Support Vector Machine (SVM) – How Does It Work in Machine Learning

classificationmachine learningstatistical-learningsvm

How does a Support Vector Machine (SVM) work, and what differentiates it from other linear classifiers, such as the Linear Perceptron, Linear Discriminant Analysis, or Logistic Regression? *

(* I'm thinking in terms of the underlying motivations for the algorithm, optimisation strategies, generalisation capabilities, and run-time complexity)

Best Answer

Support vector machines focus only on the points that are the most difficult to tell apart, whereas other classifiers pay attention to all of the points.

The intuition behind the support vector machine approach is that if a classifier is good at the most challenging comparisons (the points in B and A that are closest to each other in Figure 2), then the classifier will be even better at the easy comparisons (comparing points in B and A that are far away from each other).

Perceptrons and other classifiers:

Perceptrons are built by taking one point at a time and adjusting the dividing line accordingly. As soon as all of the points are separated, the perceptron algorithm stops. But it could stop anywhere. Figure 1 shows that there are a bunch of different dividing lines that separate the data. The perceptron's stopping criteria is simple: "separate the points and stop improving the line when you get 100% separation". The perceptron is not explicitly told to find the best separating line. Logistic regression and linear discriminant models are built similarly to perceptrons.

The best dividing line maximizes the distance between the B points closest to A and the A points closest to B. It's not necessary to look at all of the points to do this. In fact, incorporating feedback from points that are far away can bump the line a little too far, as seen below.

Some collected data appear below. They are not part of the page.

__device__ __forceinline__ uint32_t ts_smem_u32(const void* p) { return (uint32_t)__cvta_generic_to_shared(p); }
__device__ __forceinline__ void ts_mbar_wait(uint32_t bar, uint32_t parity) {
  uint32_t done = 0, spins = 0;
  while (true) {
    asm volatile(
        "{\n\t.reg .pred p;\n\t"
        "mbarrier.try_wait.parity.shared::cta.b64 p, [%1], %2;\n\t"
        "selp.u32 %0, 1, 0, p;\n\t}"
        : "=r"(done) : "r"(bar), "r"(parity) : "memory");
    if (done) break;
    if (++spins > (1u << 28)) __trap();
  }
}

template <int PMAX>
__global__ void __launch_bounds__(32 * (TS_CW + 1))
mx_trisolve_kernel(const __grid_constant__ CUtensorMap tmL, const __grid_constant__ CUtensorMap tmM,
                   const __grid_constant__ CUtensorMap tmMT, const double* __restrict__ rvec, int64_t r_mat_stride,
                   int r_mat_div, double* __restrict__ xvec, int n, int P, int Pp, int nmat, int step,
                   unsigned int* __restrict__ conv, float tol) {
  constexpr int TS_PARTS = TS_CW / 4;
  constexpr int TS_CPP = TS_SUB / TS_PARTS;
  constexpr int TS_THREADS = 32 * (TS_CW + 1);
  extern __shared__ uint8_t ts_raw[];
  const int m = blockIdx.x;
  if (step > 1 && mx_finished(conv, nmat, m, step - 1, tol)) return;
  const uint32_t raw = ts_smem_u32(ts_raw);
  const uint32_t base = (raw + 127u) & ~127u;
  uint8_t* gen = ts_raw + (base - raw);
  float* tiles = reinterpret_cast<float*>(gen);
  float* v = reinterpret_cast<float*>(gen + TS_STAGES * TS_STAGE_BYTES);
  float* sbuf = v + (size_t)n * TS_VP;
  float* comb = sbuf + PT * TS_VP;
  uint64_t* bars = reinterpret_cast<uint64_t*>(comb + (TS_PARTS - 1) * PT * TS_VP);
  const uint32_t full_bar = ts_smem_u32(bars), empty_bar = ts_smem_u32(bars + TS_STAGES);
  const int warp = threadIdx.x >> 5, lane = threadIdx.x & 31;
  const int nt = n / PT;
  if (threadIdx.x == 0) {
    for (int s = 0; s < TS_STAGES; ++s) {
      asm volatile("mbarrier.init.shared::cta.b64 [%0], %1;" ::"r"(full_bar + 8 * s), "r"(1) : "memory");
      asm volatile("mbarrier.init.shared::cta.b64 [%0], %1;" ::"r"(empty_bar + 8 * s), "r"(TS_CW) : "memory");
    }
    asm volatile("fence.mbarrier_init.release.cluster;" ::: "memory");
    asm volatile("fence.proxy.async.shared::cta;" ::: "memory");
  }
  const double* r = rvec + (int64_t)(r_mat_div > 0 ? m / r_mat_div : m) * r_mat_stride;
  for (int e = threadIdx.x; e < n * TS_VP; e += TS_THREADS) {
    const int i = e / TS_VP, p = e % TS_VP;
    v[e] = p < P ? (float)r[(int64_t)p * n + i] : 0.f;
  }
  __syncthreads();

  if (warp == TS_CW) {
    if (lane == 0) {
      asm volatile("prefetch.tensormap [%0];" ::"l"(&tmL) : "memory");
      asm volatile("prefetch.tensormap [%0];" ::"l"(&tmM) : "memory");
      asm volatile("prefetch.tensormap [%0];" ::"l"(&tmMT) : "memory");
      int it = 0;
      auto push = [&](const CUtensorMap* tm, int c0, int c1) {
        const int s = it % TS_STAGES;
        const uint32_t ph = (it / TS_STAGES) & 1;
        ts_mbar_wait(empty_bar + 8 * s, ph ^ 1);
        asm volatile("mbarrier.arrive.expect_tx.shared::cta.b64 _, [%0], %1;" ::"r"(full_bar + 8 * s), "r"(TS_STAGE_BYTES) : "memory");
        asm volatile(
            "cp.async.bulk.tensor.2d.shared::cluster.global.mbarrier::complete_tx::bytes [%0], [%1, {%3, %4}], [%2];"
            ::"r"(base + s * TS_STAGE_BYTES), "l"(tm), "r"(full_bar + 8 * s), "r"(c0), "r"(c1) : "memory");
        ++it;
      };
      for (int sweep = 0; sweep < 2; ++sweep)
        for (int kk = 0; kk < nt; ++kk) {
          const int k = sweep == 0 ? kk : nt - 1 - kk;
          const int j0 = sweep == 0 ? 0 : k + 1, j1 = sweep == 0 ? k : nt;
          for (int j = j0; j < j1; ++j)
            for (int sub = 0; sub < PT / TS_SUB; ++sub) push(&tmL, k * PT, m * n + j * PT + sub * TS_SUB);
          for (int sub = 0; sub < PT / TS_SUB; ++sub)
            push(sweep == 0 ? &tmMT : &tmM, 0, (m * nt + k) * PT + sub * TS_SUB);
        }
    }
    return;
  }

  const int half = warp >> 2;
  const int row = (warp & 3) * 32 + lane;
  int it = 0;
  float acc[PMAX];
  auto consume = [&](const float* vec ) {
    const int s = it % TS_STAGES;
    const uint32_t ph = (it / TS_STAGES) & 1;
    ts_mbar_wait(full_bar + 8 * s, ph);
    const float* t = tiles + (size_t)s * (TS_STAGE_BYTES / 4) + (size_t)(half * TS_CPP) * PT + row;
    const float* y = vec + (size_t)(half * TS_CPP) * TS_VP;
#pragma unroll
    for (int c = 0; c < TS_CPP; ++c) {
      const float tv = t[(size_t)c * PT];
      const float4 y0 = *reinterpret_cast<const float4*>(y + c * TS_VP);
      const float4 y1 = *reinterpret_cast<const float4*>(y + c * TS_VP + 4);
      const float4 y2 = *reinterpret_cast<const float4*>(y + c * TS_VP + 8);
      const float yy[12] = {y0.x, y0.y, y0.z, y0.w, y1.x, y1.y, y1.z, y1.w, y2.x, y2.y, y2.z, y2.w};
#pragma unroll
      for (int p = 0; p < PMAX; ++p) acc[p] = fmaf(tv, yy[p], acc[p]);
    }
    __syncwarp();
    if (lane == 0) asm volatile("mbarrier.arrive.shared::cta.b64 _, [%0];" ::"r"(empty_bar + 8 * s) : "memory");
    ++it;
  };
  auto consumer_sync = [&]() { asm volatile("bar.sync 1, %0;" ::"n"(32 * TS_CW) : "memory"); };

  for (int sweep = 0; sweep < 2; ++sweep)
    for (int kk = 0; kk < nt; ++kk) {
      const int k = sweep == 0 ? kk : nt - 1 - kk;
      const int j0 = sweep == 0 ? 0 : k + 1, j1 = sweep == 0 ? k : nt;
#pragma unroll
      for (int p = 0; p < PMAX; ++p) acc[p] = 0.f;
      for (int j = j0; j < j1; ++j)
        for (int sub = 0; sub < PT / TS_SUB; ++sub) consume(v + (size_t)(j * PT + sub * TS_SUB) * TS_VP);
      if (half > 0) {
#pragma unroll
        for (int p = 0; p < PMAX; ++p) comb[((half - 1) * PT + row) * TS_VP + p] = acc[p];
      }
      consumer_sync();
      if (half == 0) {
#pragma unroll
        for (int p = 0; p < PMAX; ++p) {
          float sum = acc[p];
#pragma unroll
          for (int h = 0; h < TS_PARTS - 1; ++h) sum += comb[(h * PT + row) * TS_VP + p];
          sbuf[row * TS_VP + p] = v[(size_t)(k * PT + row) * TS_VP + p] - sum;
        }
      }
      consumer_sync();
#pragma unroll
      for (int p = 0; p < PMAX; ++p) acc[p] = 0.f;
      for (int sub = 0; sub < PT / TS_SUB; ++sub) consume(sbuf + (size_t)(sub * TS_SUB) * TS_VP);
      if (half > 0) {
#pragma unroll
        for (int p = 0; p < PMAX; ++p) comb[((half - 1) * PT + row) * TS_VP + p] = acc[p];
      }
      consumer_sync();
      if (half == 0) {
#pragma unroll
        for (int p = 0; p < PMAX; ++p) {
          float sum = acc[p];
#pragma unroll
          for (int h = 0; h < TS_PARTS - 1; ++h) sum += comb[(h * PT + row) * TS_VP + p];
          v[(size_t)(k * PT + row) * TS_VP + p] = sum;
        }
      }
      consumer_sync();
    }

  float dmax = 0.f, xmax = 0.f;
  for (int e = threadIdx.x; e < P * n; e += 32 * TS_CW) {
    const int p = e / n, i = e % n;
    double* xp = xvec + ((int64_t)m * Pp + p) * n + i;
    const float dx = v[(size_t)i * TS_VP + p];
    const double xn = (step == 0 ? 0.0 : *xp) + (double)dx;
    *xp = xn;
    dmax = (fabsf(dx) <= 3.0e38f) ? fmaxf(dmax, fabsf(dx)) : __int_as_float(0x7f800000);
    xmax = fmaxf(xmax, fabsf((float)xn));
  }
  if (step > 0) {
#pragma unroll
    for (int o = 16; o > 0; o >>= 1) {
      dmax = fmaxf(dmax, __shfl_xor_sync(0xffffffffu, dmax, o));
      xmax = fmaxf(xmax, __shfl_xor_sync(0xffffffffu, xmax, o));
    }
    if (lane == 0) {
      atomicMax(conv + ((int64_t)step * nmat + m) * 2, __float_as_uint(dmax));
      atomicMax(conv + ((int64_t)step * nmat + m) * 2 + 1, __float_as_uint(xmax));
    }
  }
}

__global__ void mx_final_check_kernel(const unsigned int* __restrict__ conv, int nmat, int steps, float tol,
                                      unsigned int* __restrict__ fail_flag) {
  const int m = blockIdx.x * blockDim.x + threadIdx.x;
  if (m >= nmat) return;
  bool ok = mx_finished(conv, nmat, m, steps, tol);
  for (int s = 1; s <= steps; ++s) {
    const float dx = __uint_as_float(conv[((int64_t)s * nmat + m) * 2]);
    if (!(dx == dx) || !(fabsf(dx) <= 3.0e38f)) ok = false;
  }
  if (!ok) atomicOr(fail_flag, 1u);
}

struct MxPlan {
  int n = 0, nt = 0;
  DevBuf<int4> tiles;
  std::vector<int2> upd, trsm;
};

static void build_plan(MxPlan& pl, int n) {
  pl.n = n;
  const int nt = n / PT;
  pl.nt = nt;
  std::vector<int4> all;
  pl.upd.clear(); pl.trsm.clear();
  for (int k = 0; k < nt; ++k) {
    int2 u{(int)all.size(), 0};
    for (int i = k; i < nt; ++i) all.push_back(make_int4(i, k, 0, 4 * k));
    u.y = (int)all.size() - u.x;
    pl.upd.push_back(u);
    int2 t{(int)all.size(), 0};
    for (int i = k + 1; i < nt; ++i) all.push_back(make_int4(i, k, 4 * k, 4));
    t.y = (int)all.size() - t.x;
    pl.trsm.push_back(t);
  }
  pl.tiles.alloc(all.size());
  RG_CUDA(cudaMemcpy(pl.tiles.p, all.data(), all.size() * sizeof(int4), cudaMemcpyHostToDevice));
}

struct MixedSolver::Impl {
  int n = 0, nmat = 0, K = 0, R = 0, Pp = 0;
  DevBuf<float> Lplain, Mplain, MTplain, Ap;
  DevBuf<unsigned int> conv;
  CUtensorMap tmL, tmM, tmAp;
  CUtensorMap tmLpl, tmMpl, tmMTpl;
  MxPlan plan;
};

MixedSolver::MixedSolver() : impl(new Impl()) {}
MixedSolver::~MixedSolver() { delete impl; }

int MixedSolver::dim_for(int bs) {
  int n = PT;
  while (n < bs) n *= 2;
  return n <= 2048 ? n : 0;
}

void MixedSolver::prepare(int n, int K, int R, int Pp) {
  Impl& d = *impl;
  const int nmat = K * R;
  if (d.n == n && d.nmat == nmat && d.Pp == Pp) return;
  RG_CHECK(n % PT == 0 && n >= PT && ((n / PT) & (n / PT - 1)) == 0 && n <= 2048,
           "mixed solver: dimension must be 128 * 2^k <= 2048");
  d.n = n; d.nmat = nmat; d.K = K; d.R = R; d.Pp = Pp;
  d.Lplain.alloc((size_t)nmat * n * n);
  d.Mplain.alloc((size_t)nmat * n * PT);
  d.MTplain.alloc((size_t)nmat * n * PT);
  make_f32_rows_tensor_map(&d.tmLpl, d.Lplain.p, n, (int64_t)nmat * n, PT, TS_SUB);
  make_f32_rows_tensor_map(&d.tmMpl, d.Mplain.p, PT, (int64_t)nmat * n, PT, TS_SUB);
  make_f32_rows_tensor_map(&d.tmMTpl, d.MTplain.p, PT, (int64_t)nmat * n, PT, TS_SUB);
  RG_CUDA(cudaMemset(d.Lplain.p, 0, (size_t)nmat * n * n * 4));
  d.conv.alloc((size_t)(kMxMaxSteps + 1) * nmat * 2);
  make_tf32_operand_tensor_map(&d.tmL, d.Lplain.p, n, n, nmat);
  make_tf32_operand_tensor_map(&d.tmM, d.Mplain.p, PT, n, nmat);
  d.Ap.alloc((size_t)K * n * n);
  RG_CUDA(cudaMemset(d.Ap.p, 0, (size_t)K * n * n * 4));
  make_tf32_operand_tensor_map(&d.tmAp, d.Ap.p, n, n, K);
  build_plan(d.plan, n);
}

static int rhs_chunk(int n) { return std::max(1, std::min(12, (int)(98304 / (8 * (size_t)n)))); }

int MixedSolver::launches_per_solve(int n, int steps, int P) {
  const int nt = n / PT;
  const int nch = (P + rhs_chunk(n) - 1) / rhs_chunk(n);
  return 3 * nt - 1 + nch * (1 + 2 * steps) + 1;
}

enter image description here

Support Vector Machines:

Unlike other classifiers, the support vector machine is explicitly told to find the best separating line. How? The support vector machine searches for the closest points (Figure 2), which it calls the "support vectors" (the name "support vector machine" is due to the fact that points are like vectors and that the best line "depends on" or is "supported by" the closest points).

Once it has found the closest points, the SVM draws a line connecting them (see the line labeled 'w' in Figure 2). It draws this connecting line by doing vector subtraction (point A - point B). The support vector machine then declares the best separating line to be the line that bisects -- and is perpendicular to -- the connecting line.

The support vector machine is better because when you get a new sample (new points), you will have already made a line that keeps B and A as far away from each other as possible, and so it is less likely that one will spillover across the line into the other's territory.

enter image description here

I consider myself a visual learner, and I struggled with the intuition behind support vector machines for a long time. The paper called Duality and Geometry in SVM Classifiers finally helped me see the light; that's where I got the images from.